§ **REQUIREMENT**:
Filter the entries below, keeping only lines with the word "items".

Start of THE RECORDS

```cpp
__device__ __forceinline__ void state_tables_body(const Dev &d, int cls, int r, const RestartParams &rp) {
    __shared__ unsigned agg_sh;
    if (threadIdx.x == 0) agg_sh = 0u;
    __syncthreads();
    unsigned agg = 0u;
    for (int s = threadIdx.x; s < d.S; s += blockDim.x) {
        const int8_t *cn = d.cn + ((size_t)cls * d.S + s) * d.M * 2;
        const int8_t *tot = d.tot + ((size_t)cls * d.S + s) * d.M;
        double minor = 0., total = 0.;
        for (int m = 0; m < d.M; m++) {
            minor += rp.h[m] * (double)cn[m * 2 + 0];
            total += rp.h[m] * (double)tot[m];
        }
// ... 1703 lines not shown
#pragma unroll
                for (int j = 0; j < 2; j++) {
                    const int kc = lane + 64 * j;
                    if ((j == 0 || d.NT > 64) && kc < d.NT) {
                        StateRegs rs_ = {};
                        rs_.D = repD[LTG && CACHE == 1 ? j : 0]; rs_.logD = repLogD[LTG && CACHE == 1 ? j : 0]; rs_.fl = repFl[LTG && CACHE == 1 ? j : 0];
                        double LTc[2], LAc[4];
                        cell_ll_regs<MASK & (CM_LT0 | CM_LT1)>(rp, sc, rs_, LTc, LAc, err);
                        if (LTG0) { ltr[lo_ + kc] = LTc[0]; ltl[wave][kc] = LTc[0]; }
                        if (LTG1) { ltr[lplane + lo_ + kc] = LTc[1]; ltl[wave][128 + kc] = LTc[1]; }
                    }
                }
            }
            __builtin_amdgcn_wave_barrier();
        };
        if (MODE == 0) {
            const double qt0 = d.qt[rn * 2], qt1 = d.qt[rn * 2 + 1], qa0 = d.qa[rn * 2], qa1 = d.qa[rn * 2 + 1];
            const double qs0 = d.qs[rn * 2], qs1 = d.qs[rn * 2 + 1];
            double fv[NS];
            double vmax = -INFINITY;
            lt_rows_to_lds();
#pragma unroll
            for (int k = 0; k < NS; k++) {
                const int s = lane + 64 * k;
                fv[k] = -INFINITY;
                if (s < S) {
                    double LT[2], LA[4];
                    cell(sc, st[k], (size_t)n * d.SP + s, k, LT, LA);
                    double f = 0.;
                    f += qt0 * LT[0]; f += qt1 * LT[1];
                    f += qa0 * qs0 * LA[0]; f += qa0 * qs1 * LA[1]; f += qa1 * qs0 * LA[2]; f += qa1 * qs1 * LA[3];
                    f += -1.0 * (CACHE == 2 ? nsub_of(cls, s) : st[k].nsub) * sc.l * divw;
                    if (f != f) err |= RMX_ERR_NAN_F;
                    d.f[ro + s] = f;
                    fv[k] = f;
                    vmax = fmax(vmax, f);
                }
                __builtin_amdgcn_sched_barrier(0);
            }
            vmax = group_max(vmax, 64);
            if (lane == 0) d.fmax[rn] = vmax;
#pragma unroll
            for (int k = 0; k < NS; k++) { const int s = lane + 64 * k; if (s < d.SP) d.fe[ro + s] = s < S ? exp_fast(fv[k] - vmax) : 0.; }
        } else {
            constexpr bool M1 = MODE == 1 || MODE == 3;
            constexpr int LAOFF = LTC ? 0 : 2;
            constexpr int NSTASH = MODE != 3 ? 0 : LTC ? (NS <= 3 ? 4 : (NS == 4 ? 3 : 2)) : (NS <= 3 ? 6 : (NS <= 6 ? 3 : 0));
            constexpr bool STASH = NSTASH > 0;
            __shared__ double lsm[STASH ? 4 : 1][STASH ? NS * NSTASH * 64 : 1];
// ... 5233 lines not shown
```

Before: 456.1.
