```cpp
template <int B>
__global__ __launch_bounds__(1024) void hist_joint_radix_kernel(const uint32_t* __restrict__ dense, long long n,
                                                                RadixSpec rs, int J, int log2r, int nfeat,
                                                                int n_classes, int total_bins, int count_labels,
                                                                unsigned long long* __restrict__ out) {
  extern __shared__ __attribute__((aligned(16))) unsigned int s_joint[];
  constexpr unsigned M = (1u << B) - 1u;
  const int NT = (int)blockDim.x;
  const int R = 1 << log2r;
  const int ctb = n_classes * total_bins;
  unsigned int* s_small = s_joint + ((size_t)J << log2r);
  const long long groups = (n + 31) >> 5;
  const long long stride = (long long)gridDim.x * NT;
  uint32_t d[B + 1];
  d[B] = 0;
  auto load = [&](long long g) __attribute__((always_inline)) {
    const uint32_t* src = dense + g * B;
#pragma unroll
    for (int i = 0; i < B; ++i) d[i] = src[i];
  };
  long long g = (long long)blockIdx.x * NT + threadIdx.x;
  if (g < groups) load(g);
  for (int i = threadIdx.x; i < (J << log2r) + ctb; i += NT) s_joint[i] = 0;
  char* const my = reinterpret_cast<char*>(s_joint + (threadIdx.x & (unsigned)(R - 1)));
  const unsigned lr = (unsigned)log2r + 2u;
  __syncthreads();
  while (g < groups) {
    const long long left = n - (g << 5);
    auto rec = [&](int k) __attribute__((always_inline)) -> unsigned {
      const int bit = k * B, i = bit >> 5, sh = bit & 31;
      if (sh + B <= 32) return __builtin_amdgcn_ubfe(d[i], (unsigned)sh, (unsigned)B);
      return __builtin_amdgcn_alignbit(d[i + 1], d[i], (unsigned)sh) & M;
    };
    if (left >= 32) {
#pragma unroll
      for (int k = 0; k < 32; ++k) atomicAdd(reinterpret_cast<unsigned int*>(my + (rec(k) << lr)), 1u);
    } else {
#pragma unroll
      for (int k = 0; k < 32; ++k)
        if (k < left) atomicAdd(reinterpret_cast<unsigned int*>(my + (rec(k) << lr)), 1u);
    }
    g += stride;
    if (g < groups) load(g);
  }
  __syncthreads();
  const int ls = log2r < 3 ? log2r : 3;
  const int S = 1 << ls;
  const int items = J << ls;
  for (int base = 0; base < items; base += NT) {
    const int i = base + (int)threadIdx.x;
    const unsigned cell = (unsigned)(i >> ls);
    unsigned cnt = 0;
    if (i < items)
      for (int q = 0; q < (R >> ls); ++q) cnt += s_joint[((size_t)cell << log2r) + ((i + (q << ls)) & (R - 1))];
    for (int o = S >> 1; o; o >>= 1) cnt += __shfl_xor(cnt, o);
    const unsigned c = cell - div_small(cell, (unsigned)rs.crad, rs.crcp) * (unsigned)rs.crad;
    if (i < items && cnt && c < (unsigned)n_classes) {
      unsigned int* row = s_small + c * total_bins;
      for (int kf = i & (S - 1); kf <= nfeat; kf += S) {
        if (kf == nfeat) {
          if (count_labels) atomicAdd(&row[total_bins - 1], cnt);
          break;
        }
        const unsigned q = div_small(cell, rs.stride[kf], rs.srcp[kf]), rk = (unsigned)rs.rad[kf];
        const unsigned code = q - div_small(q, rk, rs.rrcp[kf]) * rk;
        if (code < (unsigned)rs.bins[kf]) atomicAdd(&row[rs.offs[kf] + code], cnt);
      }
    }
  }
  __syncthreads();
  for (int i = threadIdx.x; i < ctb; i += NT) {
    const unsigned cnt = s_small[i];
    if (cnt) atomicAdd(&out[i], (unsigned long long)cnt);
  }
}

int hist_joint_lds(int nbits, int n_classes, int total_bins) {
  return (int)(sizeof(unsigned) * ((size_t(1) << nbits) + (size_t)n_classes * total_bins));
// ... 472 lines not shown
  if (B < 4 || B > 15 || radix_bits(J) != B) throw std::runtime_error("pack_radix: B = ceil(log2 J) in 4..15");
  RowPackSpec spec{};
  for (int k = 0; k < nfeat; ++k) {
    if (h_width[k] < 1 || h_width[k] > 3 || h_shift[k] < 0 || h_shift[k] + h_width[k] > 16)
      throw std::runtime_error("pack_radix: fields of 1..3 bits inside the 16-bit word");
    spec.sh[k] = h_shift[k];
    spec.w[k] = h_width[k];
  }
  if (n_classes > 1 && (label_shift < 0 || label_shift + 2 > 16))
    throw std::runtime_error("pack_radix: the class is two one-hot bits inside the 16-bit word");
  spec.lsh = n_classes > 1 ? label_shift : 0;
  pack_radix_kernel<<<av::stream_grid((n + 31) >> 5, HB, 1, 4096), HB, 0, stream>>>(words, n, B, spec, rs, nfeat, dense);
  AV_HIP_CHECK(hipGetLastError());
}

int radix_replicas(long long J, int n_classes, int total_bins) {
  int want = 32;
  if (const char* e = std::getenv("AVMI_JOINT_REPLICAS")) want = std::max(1, std::min(32, std::atoi(e)));
  int R = 1;
  while (R * 2 <= want && 4LL * (J * (R * 2) + (long long)n_classes * total_bins) <= kLdsPerCu) R *= 2;
  return R;
}

template <int B>
static void launch_joint_radix(const uint32_t* dense, long long n, const RadixSpec& rs, int J, int nfeat,
                               int n_classes, int total_bins, int count_labels, unsigned long long* out,
                               hipStream_t stream) {
  const int R = radix_replicas(J, n_classes, total_bins);
  const long long lds = 4LL * ((long long)J * R + (long long)n_classes * total_bins);
  if (lds > kLdsPerCu) throw std::runtime_error("radix histogram: joint table exceeds LDS");
  int log2r = 0;
  while ((1 << log2r) < R) ++log2r;
  const int per_cu = (int)(kLdsPerCu / lds);
  const int NT = per_cu >= 4 ? HB : (per_cu >= 2 ? 512 : 1024);
  auto kern = hist_joint_radix_kernel<B>;
  static int c_dev = -1, c_lds = -1, c_nt = 0, c_res = 0;
  int dev = 0;
  AV_HIP_CHECK(hipGetDevice(&dev));
  if (c_dev != dev || c_lds != (int)lds || c_nt != NT) {
    if (lds > 64 * 1024)
      AV_HIP_CHECK(hipFuncSetAttribute(reinterpret_cast<const void*>(kern), hipFuncAttributeMaxDynamicSharedMemorySize,
                                       (int)lds));
    c_res = av::resident_blocks((const void*)kern, NT, (size_t)lds);
    c_dev = dev;
    c_lds = (int)lds;
    c_nt = NT;
  }
  const int grid = std::max(1, std::min(av::stream_grid(std::max(1LL, (n + 31) >> 5), NT, 1, 8192), c_res));
  kern<<<grid, NT, (size_t)lds, stream>>>(dense, n, rs, J, log2r, nfeat, n_classes, total_bins, count_labels, out);
  AV_HIP_CHECK(hipGetLastError());
}

void class_histogram_radix(const uint32_t* dense, long long n, int B, const int* h_radix, const int* h_bins,
                           const int* h_offs, int nfeat, int class_radix, int total_bins, int n_classes,
                           int count_labels, unsigned long long* out, hipStream_t stream) {
  if (n <= 0) return;
  long long J = 0;
  const RadixSpec rs = radix_spec(h_radix, h_bins, h_offs, nfeat, class_radix, n_classes, total_bins, &J);
  if (radix_bits(J) != B) throw std::runtime_error("radix histogram: B = ceil(log2 J)");
  if (count_labels && total_bins < 1) throw std::runtime_error("radix histogram: no class-count column");
  switch (B) {
#define AV_RADIX(BB) \
  case BB: launch_joint_radix<BB>(dense, n, rs, (int)J, nfeat, n_classes, total_bins, count_labels, out, stream); break;
    AV_RADIX(4) AV_RADIX(5) AV_RADIX(6) AV_RADIX(7) AV_RADIX(8) AV_RADIX(9) AV_RADIX(10) AV_RADIX(11)
    AV_RADIX(12) AV_RADIX(13) AV_RADIX(14) AV_RADIX(15)
#undef AV_RADIX
    default: throw std::runtime_error("radix histogram: 4..15 bits per record");
  }
}

}
```

avenir_amd/ops/histogram.py:

```python
from __future__ import annotations

import os

from dataclasses import dataclass
from typing import Sequence

import torch

from .. import _native


_CONST_CACHE: dict = {}
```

End of THE RECORDS

§ **WRITTEN RESPONSE**:
  const int items = J << ls;
  for (int base = 0; base < items; base += NT) {
    if (i < items)
    if (i < items && cnt && c < (unsigned)n_classes) {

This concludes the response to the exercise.